Pour l’ADQ, la corbeille contenait aussi cette posture anticorruption de nouveau affirmée haut et fort par son chef Gérard Deltell, qui a fait la une des médias tout récemment, en refusant de retirer l’épithète de parrain de la famille libérale dont il avait affublé le premier ministre. Le voici lui-même parrain du candidat Gérald Beaulieu, qui pour sa part s’est classé au deuxième rang, avant le PQ, au cours des trois dernières élections. L’aura du fondateur de l’ADQ, Mario Dumont, semble toujours planer sur les circonscriptions du Bas-du-Fleuve. Mais la corbeille de Gérald Beaulieu convient sans doute aussi à cette part de la population que l’option souverainiste inquiète et qui s’identifie davantage à la pensée de droite qu’à la vision plutôt sociale-démocrate du PQ.

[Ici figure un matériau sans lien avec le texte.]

# megvii-research/basedet

Hardware: AMD Instinct MI355X
Metric: images/sec training RetinaNet-R50-FPN 1333x800 (higher is better)
Workload: dtype bf16; 1 GPU; retinanet_r50_800x1344 train step (fwd+bwd+allreduce+SGD), DummyLoader boxes, random-init weights, inputs resident in HBM; per_gpu_batch=16, global_batch=16, parallelism=dp1

## Files before the change

### basedet_amd/_lib.py

```python
import ctypes as C
import os

import torch

_HERE = os.path.dirname(os.path.abspath(__file__))
LIB_PATH = os.environ.get("BASEDET_HIP_LIB") or os.path.join(_HERE, "lib", "libbasedet_hip.so")

BD_MAX_SEGS = 8
ABI_VERSION = 106
EPI_RELU, EPI_ADD_BEFORE, EPI_ADD_AFTER, EPI_MASK, EPI_SPARSE = 1, 2, 4, 8, 16


class BasedetHipError(RuntimeError):
    pass


class ConvDesc(C.Structure):
    _fields_ = [
        ("N", C.c_int32), ("Cin", C.c_int32), ("Cout", C.c_int32), ("R", C.c_int32), ("S", C.c_int32),
        ("stride", C.c_int32), ("pad", C.c_int32), ("nseg", C.c_int32),
        ("Hi", C.c_int32 * BD_MAX_SEGS), ("Wi", C.c_int32 * BD_MAX_SEGS),
        ("Ho", C.c_int32 * BD_MAX_SEGS), ("Wo", C.c_int32 * BD_MAX_SEGS),
        ("in_off", C.c_int32 * BD_MAX_SEGS), ("out_off", C.c_int32 * BD_MAX_SEGS),
        ("in_pix_per_img", C.c_int32), ("out_pix_per_img", C.c_int32),
        ("route", C.c_int32 * 4), ("sr_seed", C.c_uint32),
        ("gskip", C.c_int32), ("gskip_ws", C.c_void_p), ("gskip_ws_bytes", C.c_size_t),
        ("gskip_gmap", C.c_void_p), ("gskip_gmap_bytes", C.c_size_t), ("gskip_dxmap", C.c_void_p), ("gskip_dxmap_bytes", C.c_size_t),
        ("gskip_dx_clean", C.c_int32),
    ]


class PackDesc(C.Structure):
    _fields_ = [("w", C.c_void_p), ("row_scale", C.c_void_p), ("w_fwd", C.c_void_p), ("w_dgrad", C.c_void_p),
                ("Cout", C.c_int32), ("RS", C.c_int32), ("Cin", C.c_int32), ("block_start", C.c_int32)]


class ImageDesc(C.Structure):
    _fields_ = [("offset", C.c_int64), ("src_h", C.c_int32), ("src_w", C.c_int32), ("dst_h", C.c_int32), ("dst_w", C.c_int32),
                ("flip", C.c_int32), ("reserved_", C.c_int32 * 1)]


_P, _I, _L, _F, _Z = C.c_void_p, C.c_int, C.c_int64, C.c_float, C.c_size_t
_D = C.POINTER(ConvDesc)

SIGNATURES = {
    "bd_last_error_string": (C.c_char_p, []),
    "bd_version": (_I, []),
    "bd_conv_last_kernel": (C.c_char_p, []),
    "bd_probe_mfma_rate": (_I, [C.c_double, C.POINTER(C.c_double), C.POINTER(C.c_double), _P]),
    "bd_probe_kernel_clock": (_I, [C.c_char_p, _I, C.POINTER(C.c_double), C.POINTER(C.c_double)]),
    "bd_conv2d_fwd": (_I, [_D, _P, _P, _P, _P, _P, _I, _P]),
    "bd_conv2d_dgrad": (_I, [_D, _P, _P, _P, _P, _P, _I, _P]),
    "bd_conv2d_dgrad_gskip_bytes": (_Z, [_D]),
    "bd_conv2d_gskip_map_bytes": (_Z, [_D, _I]),
    "bd_gskip_map_scan": (_I, [_D, _I, _P, _P, _Z, _P]),
    "bd_conv2d_fwd_bits": (_I, [_D, _P, _P, _P, _P, _P, _P, _I, _P]),
    "bd_conv2d_fwd_ex": (_I, [_D, _P, _P, _P, _P, _P, _P, _P, _F, _I, _P]),
    "bd_conv2d_dgrad_ex": (_I, [_D, _P, _P, _P, _P, _P, _P, _P, _F, _I, _P]),
    "bd_conv2d_dgrad_bits": (_I, [_D, _P, _P, _P, _P, _P, _I, _P]),
    "bd_conv2d_wgrad_workspace_bytes": (_Z, [_D]),
    "bd_conv2d_wgrad": (_I, [_D, _P, _P, _P, _P, _I, _P, _Z, _P]),
    "bd_conv2d_wgrad_bias_workspace_bytes": (_Z, [_D]),
    "bd_conv2d_wgrad_bias": (_I, [_D, _P, _P, _P, _P, _P, _I, _P, _Z, _P]),
    "bd_fpn_deconv_pack": (_I, [_P, _I, _P, _P, _P]),
    "bd_fpn_deconv_fwd": (_I, [_P, _P, _P, _P, _I, _I, _I, _I, _I, _I, _P]),
    "bd_fpn_deconv_dgrad": (_I, [_P, _P, _P, _P, _I, _I, _I, _I, _I, _I, _P]),
    "bd_fpn_deconv_wgrad_workspace_bytes": (_Z, [_I, _I, _I, _I]),
    "bd_fpn_deconv_wgrad": (_I, [_P, _P, _P, _I, _P, _Z, _I, _I, _I, _I, _I, _I, _P]),
    "bd_wgrad_queue_create": (_I, [_P]),
    "bd_wgrad_queue_destroy": (_I, [_P]),
    "bd_wgrad_queue_pending": (_I, [_P]),
    "bd_conv2d_wgrad_queued": (_I, [_P, _D, _P, _P, _P, _P, _P, _I, _P, _Z, _P]),
    "bd_wgrad_queue_flush": (_I, [_P, _P]),
    "bd_stem_conv7x7_fwd": (_I, [_I, _I, _I, _P, _P, _P, _P, _P]),
    "bd_stem_pool_fwd": (_I, [_I, _I, _I, _P, _P, _P, _P, _P]),
    "bd_stem_weight_pack": (_I, [_P, _P, _P, _P]),
    "bd_weight_pack": (_I, [_P, _P, _P, _P, _I, _I, _I, _P]),
    "bd_weight_pack_blocks": (_I, [_I, _I, _I]),
    "bd_weight_pack_multi": (_I, [_P, _I, _I, _P]),
    "bd_colsum_workspace_bytes": (_Z, [_I]),
    "bd_colsum_bf16": (_I, [_P, _I, _L, _L, _L, _I, _P, _I, _P, _Z, _P]),
    "bd_pad_normalize": (_I, [_P, _I, _I, _I, _I, _I, _P, _P, _P, _P]),
    "bd_bottleneck_fwd_supported": (_I, [_I, _I, _I, _I, _I, _I, _I]),
    "bd_bottleneck_fwd": (_I, [_I, _I, _I, _I, _I, _I, _P, _P, _P, _P, _P, _P, _P, _P, _P, _P, _P]),
    "bd_h2d_create": (_I, [C.POINTER(C.c_void_p), _I, _I]),
    "bd_h2d_threads": (_I, [_P]),
    "bd_h2d_submit": (_I, [_P, _P, _I, _L, _P, _L, _P]),
    "bd_h2d_destroy": (_I, [_P]),
    "bd_pad_normalize_nchw": (_I, [_P, _I, _I, _I, _I, _I, _P, _P, _P, _P]),
    "bd_resize_pad_normalize": (_I, [_P, _L, C.POINTER(ImageDesc), _I, _I, _I, _P, _P, _P, _P]),
    "bd_maxpool3x3s2_fwd": (_I, [_P, _I, _I, _I, _I, _P, _P]),
    "bd_upsample2x_add_fwd": (_I, [_P, _L, _L, _P, _L, _L, _I, _I, _I, _I, _P]),
    "bd_upsample2x_add_bwd": (_I, [_P, _L, _L, _P, _L, _L, _I, _I, _I, _I, _I, _P]),
    "bd_relu_bf16": (_I, [_P, _P, _L, _P]),
    "bd_relu_bwd_bf16": (_I, [_P, _P, _P, _P, _L, _P]),
    "bd_add_bf16": (_I, [_P, _P, _P, _L, _P]),
    "bd_anchors_generate": (_I, [_I, _I, _I, _F, _P, _I, _P, _P]),
    "bd_points_generate": (_I, [_I, _I, _I, _F, _I, _P, _P]),
    "bd_box_pairwise": (_I, [_P, _I, _P, _I, _I, _P, _P]),
    "bd_box_encode": (_I, [_P, _P, _L, _P, _P, _P, _P]),
    "bd_box_decode": (_I, [_P, _P, _L, _P, _P, _P, _P]),
    "bd_retina_assign_encode": (_I, [_P, _I, _P, _P, _I, _I, _F, _F, _I, _P, _P, _P, _P, _P, _P, _P, _Z, _P]),
    "bd_fcos_assign": (_I, [_P, _I, _P, _P, _P, _I, _F, _P, _P, _I, _I, _P, _P, _P, _P, _P]),
    "bd_ota_assign_workspace_bytes": (_Z, [_I, _I]),
    "bd_ota_assign": (_I, [_P, _I, _P, _P, _I, _P, _I, _P, _P, _P, _I, _I, _F, _F, _F, _F, _I, _P, _P, _P, _P, _P, _Z, _P]),
    "bd_ota_assign_ld": (_I, [_P, _I, _P, _P, _I, _P, _I, _I, _P, _P, _P, _I, _I, _F, _F, _F, _F, _I, _P, _P, _P, _P, _P, _Z, _P]),
    "bd_ota_sinkhorn_workspace_bytes": (_Z, [_I, _I, _I]),
    "bd_ota_assign_sinkhorn": (_I, [_P, _I, _P, _P, _I, _P, _I, _P, _P, _P, _I, _I, _F, _F, _F, _F, _I, _F, _I, _P, _P, _P, _P, _P, _Z, _P]),
    "bd_ota_assign_sinkhorn_ld": (_I, [_P, _I, _P, _P, _I, _P, _I, _I, _P, _P, _P, _I, _I, _F, _F, _F, _F, _I, _F, _I, _P, _P, _P, _P, _P, _Z, _P]),
    "bd_freeanchor_workspace_bytes": (_Z, [_I, _I, _I, _I]),
    "bd_freeanchor_loss_fwd_bwd": (_I, [_P, _P, _I, _I, _P, _I, _I, _P, _P, _I, _I, _P, _P, _F, _I, _F, _F, _F, _F, _P, _P, _P, _P, _Z, _P]),
    "bd_freeanchor_loss_fwd_bwd_ld": (_I, [_P, _I, _P, _I, _I, _P, _I, _I, _P, _P, _I, _I, _P, _P, _F, _I, _F, _F, _F, _F, _P, _P, _P, _P, _Z, _P]),
    "bd_atss_assign_workspace_bytes": (_Z, [_I, _I]),
    "bd_atss_assign": (_I, [_P, _I, _P, _P, _I, _I, _F, _P, _P, _I, _I, _P, _P, _P, _P, _P, _Z, _P]),
    "bd_nms_workspace_bytes": (_Z, [_I]),
    "bd_batched_nms": (_I, [_P, _P, _P, _I, _F, _I, _P, _P, _P, _Z, _P]),
    "bd_focal_loss_fwd_bwd": (_I, [_P, _P, _L, _I, _F, _F, _P, _I, _F, _P, _P, _P]),
    "bd_focal_loss_fwd_bwd_general": (_I, [_P, _P, _L, _I, _F, _F, _P, _I, _F, _P, _P, _P]),
    "bd_focal_loss_fwd_bwd_ld": (_I, [_P, _P, _L, _I, _I, _F, _F, _P, _I, _F, _P, _P, _I, _P]),
    "bd_smooth_l1_fwd_bwd": (_I, [_P, _P, _P, _L, _I, _I, _F, _P, _I, _F, _P, _P, _P]),
    "bd_loss_grid_cap": (_I, []),
    "bd_iou_ltrb_fwd_bwd": (_I, [_P, _P, _P, _P, _L, _I, _P, _F, _P, _P, _P]),
    "bd_giou_ltrb_fwd_bwd": (_I, [_P, _P, _P, _P, _L, _P, _F, _P, _P, _P]),
    "bd_bce_logits_fwd_bwd": (_I, [_P, _I, _I, _P, _P, _L, _P, _P, _P, _P]),
    "bd_groupnorm_workspace_bytes": (_Z, [_I, _I, _I, _L]),
    "bd_groupnorm_fwd": (_I, [_P, _P, _P, _I, _I, _P, _P, _L, _I, _F, _I, _P, _P, _P, _Z, _P]),
    "bd_conv2d_fwd_gnstats_bytes": (_Z, [_D]),
    "bd_conv2d_fwd_gnstats": (_I, [_D, _P, _P, _P, _P, _P, _Z, _P]),
    "bd_groupnorm_fwd_parts": (_I, [_D, _P, _P, _P, _P, _F, _I, _P, _P, _P]),
    "bd_groupnorm_bwd": (_I, [_P, _P, _P, _P, _P, _I, _I, _P, _P, _L, _I, _I, _P, _P, _P, _I, _P, _Z, _P]),
    "bd_fcos_offsets_fwd": (_I, [_P, _I, _P, _I, _I, _P, _P, _P, _L, _P, _P]),
    "bd_fcos_offsets_workspace_bytes": (_Z, []),
    "bd_fcos_offsets_bwd": (_I, [_P, _I, _P, _I, _I, _P, _P, _P, _L, _P, _P, _P, _P, _P, _Z, _P]),
    "bd_rpn_assign_encode": (_I, [_P, _I, _P, _P, _I, _I, _F, _F, _I, _P, _P, _P, _P, _P, _P, _P, _Z, _P]),
    "bd_sample_labels": (_I, [_P, _P, _P, _I, _I, _I, _I, _P, _P]),
    "bd_segment_topk": (_I, [_P, _I, _I, _L, _I, _I, _I, _I, _P, _P, _I, _F, _I, _P, _P, _P, _P]),
    "bd_nms_batched_workspace_bytes": (_Z, [_I, _I]),
    "bd_nms_batched": (_I, [_P, _P, _P, _I, _I, _F, _I, _I, _P, _P, _P, _Z, _P]),
    "bd_rpn_proposals_workspace_bytes": (_Z, [_I, _I, _P, _I, _I, _I]),
    "bd_rpn_proposals": (_I, [_P, _I, _I, _I, _I, _I, _L, _I, _P, _P, _P, _P, _I, _P, _P, _I, _F, _I, _P, _P, _P, _Z, _P]),
    "bd_rpn_proposals_joint": (_I, [_P, _I, _I, _I, _I, _I, _L, _I, _P, _P, _P, _P, _I, _P, _P, _I, _F, _I, _P, _P, _P, _Z, _P]),
    "bd_rcnn_sample_targets": (_I, [_P, _P, _I, _P, _P, _I, _I, _P, _P, _I, _I, _I, _F, _F, _F, _P, _P, _P, _P, _P, _P, _P, _P]),
    "bd_roi_align_fwd": (_I, [_P, _L, _I, _I, _P, _P, _P, _P, _P, _P, _I, _I, _I, _I, _I, _P, _P]),
    "bd_conv1x1_thin_bwd_workspace_bytes": (_Z, []),
    "bd_conv1x1_thin_fwd": (_I, [_P, _P, _P, _L, _I, _I, _P, _P]),
    "bd_conv1x1_thin_bwd": (_I, [_P, _P, _P, _L, _I, _I, _P, _P, _P, _I, _P, _Z, _P]),
    "bd_roi_align_bwd": (_I, [_P, _L, _I, _I, _P, _P, _P, _P, _P, _P, _I, _I, _I, _I, _I, _P, _P]),
    "bd_roi_align_bwd_bf16_workspace_bytes": (_Z, [_I, _I, _P, _P, _I]),
    "bd_roi_align_bwd_bf16": (_I, [_P, _L, _I, _I, _I, _P, _P, _P, _P, _P, _P, _I, _I, _I, _I, _I, _P, _I, _P, _Z, _P]),
    "bd_roi_pool_fwd": (_I, [_P, _L, _I, _I, _P, _P, _P, _P, _P, _P, _I, _I, _I, _I, _P, _P]),
    "bd_roi_pool_bwd_bf16_workspace_bytes": (_Z, [_I, _I, _P, _P, _I]),
    "bd_roi_pool_bwd_bf16": (_I, [_P, _P, _L, _I, _I, _I, _P, _P, _P, _P, _P, _P, _I, _I, _I, _I, _P, _I, _P, _Z, _P]),
    "bd_subsample2x_fwd": (_I, [_P, _L, _L, _I, _I, _P, _L, _L, _I, _I, _P]),
    "bd_subsample2x_bwd_add": (_I, [_P, _L, _L, _P, _L, _L, _I, _I, _I, _I, _P]),
    "bd_f32_to_bf16": (_I, [_P, _P, _L, _P]),
    "bd_f32_to_bf16_add": (_I, [_P, _P, _L, _P]),
    "bd_rpn_loss_fwd_bwd": (_I, [_P, _I, _I, _I, _I, _P, _P, _L, _F, _P, _P, _P, _P]),
    "bd_rcnn_loss_fwd_bwd": (_I, [_P, _I, _I, _I, _P, _P, _I, _F, _P, _P, _P, _P]),
    "bd_det_scores": (_I, [_P, _P, _I, _I, _L, _I, _P, _P]),
    "bd_det_scores_ld": (_I, [_P, _I, _P, _I, _I, _L, _I, _P, _P]),
    "bd_det_select_workspace_bytes": (_Z, [_I, _I, _L, _I, _I]),
    "bd_det_select": (_I, [_P, _P, _I, _I, _I, _L, _I, _I, _P, _P, _I, _F, _P, _P, _P, _P, _Z, _P]),
    "bd_det_select_ld": (_I, [_P, _I, _P, _I, _I, _I, _L, _I, _I, _P, _P, _I, _F, _P, _P, _P, _P, _Z, _P]),
    "bd_rcnn_predict": (_I, [_P, _I, _I, _I, _P, _P, _I, _I, _P, _P, _P, _P, _P]),
    "bd_det_candidates": (_I, [_I, _P, _P, _P, _I, _I, _P, _I, _P, _P, _I, _I, _P, _P, _P, _P, _P, _P, _P]),
    "bd_det_finalize": (_I, [_P, _P, _P, _P, _P, _I, _P, _P, _P, _P, _P]),
    "bd_det_candidates_batched": (_I, [_I, _P, _P, _P, _I, _I, _I, _P, _I, _P, _P, _L, _I, _I, _P, _P, _P, _L, _P, _P, _P, _P]),
    "bd_det_finalize_batched": (_I, [_P, _P, _P, _P, _P, _I, _I, _I, _P, _I, _P, _P, _P, _P]),
    "bd_sgd_momentum_step": (_I, [_P, _P, _P, _L, _F, _F, _F, _F, _P]),
    "bd_ema_update": (_I, [_P, _P, _L, _F, _F, _P]),
    "bd_sgd_momentum_ema_step": (_I, [_P, _P, _P, _P, _L, _F, _F, _F, _F, _F, _F, _P]),
    "bd_swap_f32": (_I, [_P, _P, _L, _P]),
    "bd_adam_step": (_I, [_P, _P, _P, _P, _L] + [_F] * 10 + [_I, _P]),
    "bd_adam_ema_step": (_I, [_P, _P, _P, _P, _P, _L] + [_F] * 10 + [_I, _F, _F, _P]),
    "bd_sgd_nesterov_step": (_I, [_P, _P, _P, _L, _F, _F, _F, _F, _P]),
    "bd_sgd_nesterov_ema_step": (_I, [_P, _P, _P, _P, _L, _F, _F, _F, _F, _F, _F, _P]),
    "bd_clip_grad_value": (_I, [_P, _L, _F, _F, _F, _P]),
    "bd_clip_grad_norm_workspace_bytes": (_Z, []),
    "bd_clip_grad_norm": (_I, [_P, _L, _F, _F, _F, _P, _P, _Z, _P]),
    "bd_quantize_fp8": (_I, [_P, _L, _F, _P, _P]),
    "bd_weight_pack_fp8": (_I, [_P, _P, _I, _I, _I, _F, _P, _P, _P]),
    "bd_conv2d_fwd_fp8": (_I, [_D, _P, _P, _P, _P, _P, _P, _I, _P]),
    "bd_conv2d_fwd_fp8_ex": (_I, [_D, _P, _P, _P, _P, _P, _P, _P, _F, _I, _P]),
    "bd_quantize_bf8": (_I, [_P, _L, _F, _P, C.c_uint32, _P]),
    "bd_absmax_bf16": (_I, [_P, _L, _P, _P]),
    "bd_weight_pack_fp8_t": (_I, [_P, _P, _I, _I, _I, _F, _P, _P, _P]),
    "bd_conv2d_dgrad_fp8": (_I, [_D, _P, _P, _P, _P, _P, _P, _P, _F, _I, _P]),
    "bd_conv2d_wgrad_fp8_workspace_bytes": (_Z, [_D]),
    "bd_conv2d_wgrad_fp8": (_I, [_D, _P, _P, _F, _P, _P, _I, _P, _Z, _P]),
    "bd_conv1x1_fp8": (_I, [_D, _I, _P, _P, _P, _P, _P, _P, _P, _P, _P, _P, _F, _I, _P]),
    "bd_sigmoid_focal_loss_elem": (_I, [_P, _P, _L, _F, _F, _P, _P, _P, _P]),
    "bd_bce_elem": (_I, [_P, _P, _L, _I, _P, _P, _P, _P]),
    "bd_smooth_l1_elem": (_I, [_P, _P, _L, _F, _P, _P, _P, _P]),
    "bd_iou_loss_ltrb": (_I, [_P, _P, _L, _I, _F, _P, _P, _P, _P, _P]),
    "bd_iou_to_loss": (_I, [_P, _L, _I, _F, _P, _P]),
    "bd_matcher_matrix": (_I, [_P, _I, _L, _P, _P, _I, _I, _P, _P, _P, _P]),
    "bd_assign_roi_levels": (_I, [_P, _I, _I, _I, _I, _P, _P]),
    "bd_roi_pool_max_fwd": (_I, [_P, _I, _I, _I, _I, _P, _I, _F, _I, _I, _P, _P]),
    "bd_comm_unique_id": (_I, [_P]),
    "bd_comm_init": (_I, [C.POINTER(C.c_void_p), _P, _I, _I, _I]),
    "bd_comm_rank": (_I, [_P]),
    "bd_comm_world": (_I, [_P]),
    "bd_comm_stream": (_P, [_P]),
    "bd_comm_bcast": (_I, [_P, _P, _Z, _I, _I, _P]),
    "bd_comm_allreduce": (_I, [_P, _P, _Z, _I, _I, _P]),
    "bd_comm_allreduce_async": (_I, [_P, _P, _Z, _I, _I, C.POINTER(C.c_void_p), _I]),
    "bd_comm_allreduce_async_bf16": (_I, [_P, _P, _P, _Z, _I, C.POINTER(C.c_void_p), _I]),
    "bd_comm_wait": (_I, [_P, _P]),
# ... 58 lines not shown
```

Dans aucune des corbeilles, n’en déplaise à bien des analystes, ne figurait le fameux test du leadership de l’un ou l’autre des chefs… C’est dans la volatilité des sondages que se joue cet enjeu. Mais ce que la population de Kamouraska-Témiscouata a signifié au gouvernement Charest, c’est que l’intégrité est un enjeu à ses yeux plus important que les gains immédiats, hautement présents dans la corbeille libérale.

Cette victoire du PQ, c’est le commencement de cette démarche difficile qui permettra au Parti Québécois de prendre le pouvoir en 2012, de persévérer dans son inlassable travail contre la corruption, de réinstaurer un « bon » gouvernement et d’amener la nation québécoise à poursuivre sa longue marche vers la souveraineté. Il faudra beaucoup de patience, de constance, d’opiniâtreté à Mme Marois. Elle fait la preuve chaque jour, envers et contre tous, qu’elle en a à revendre.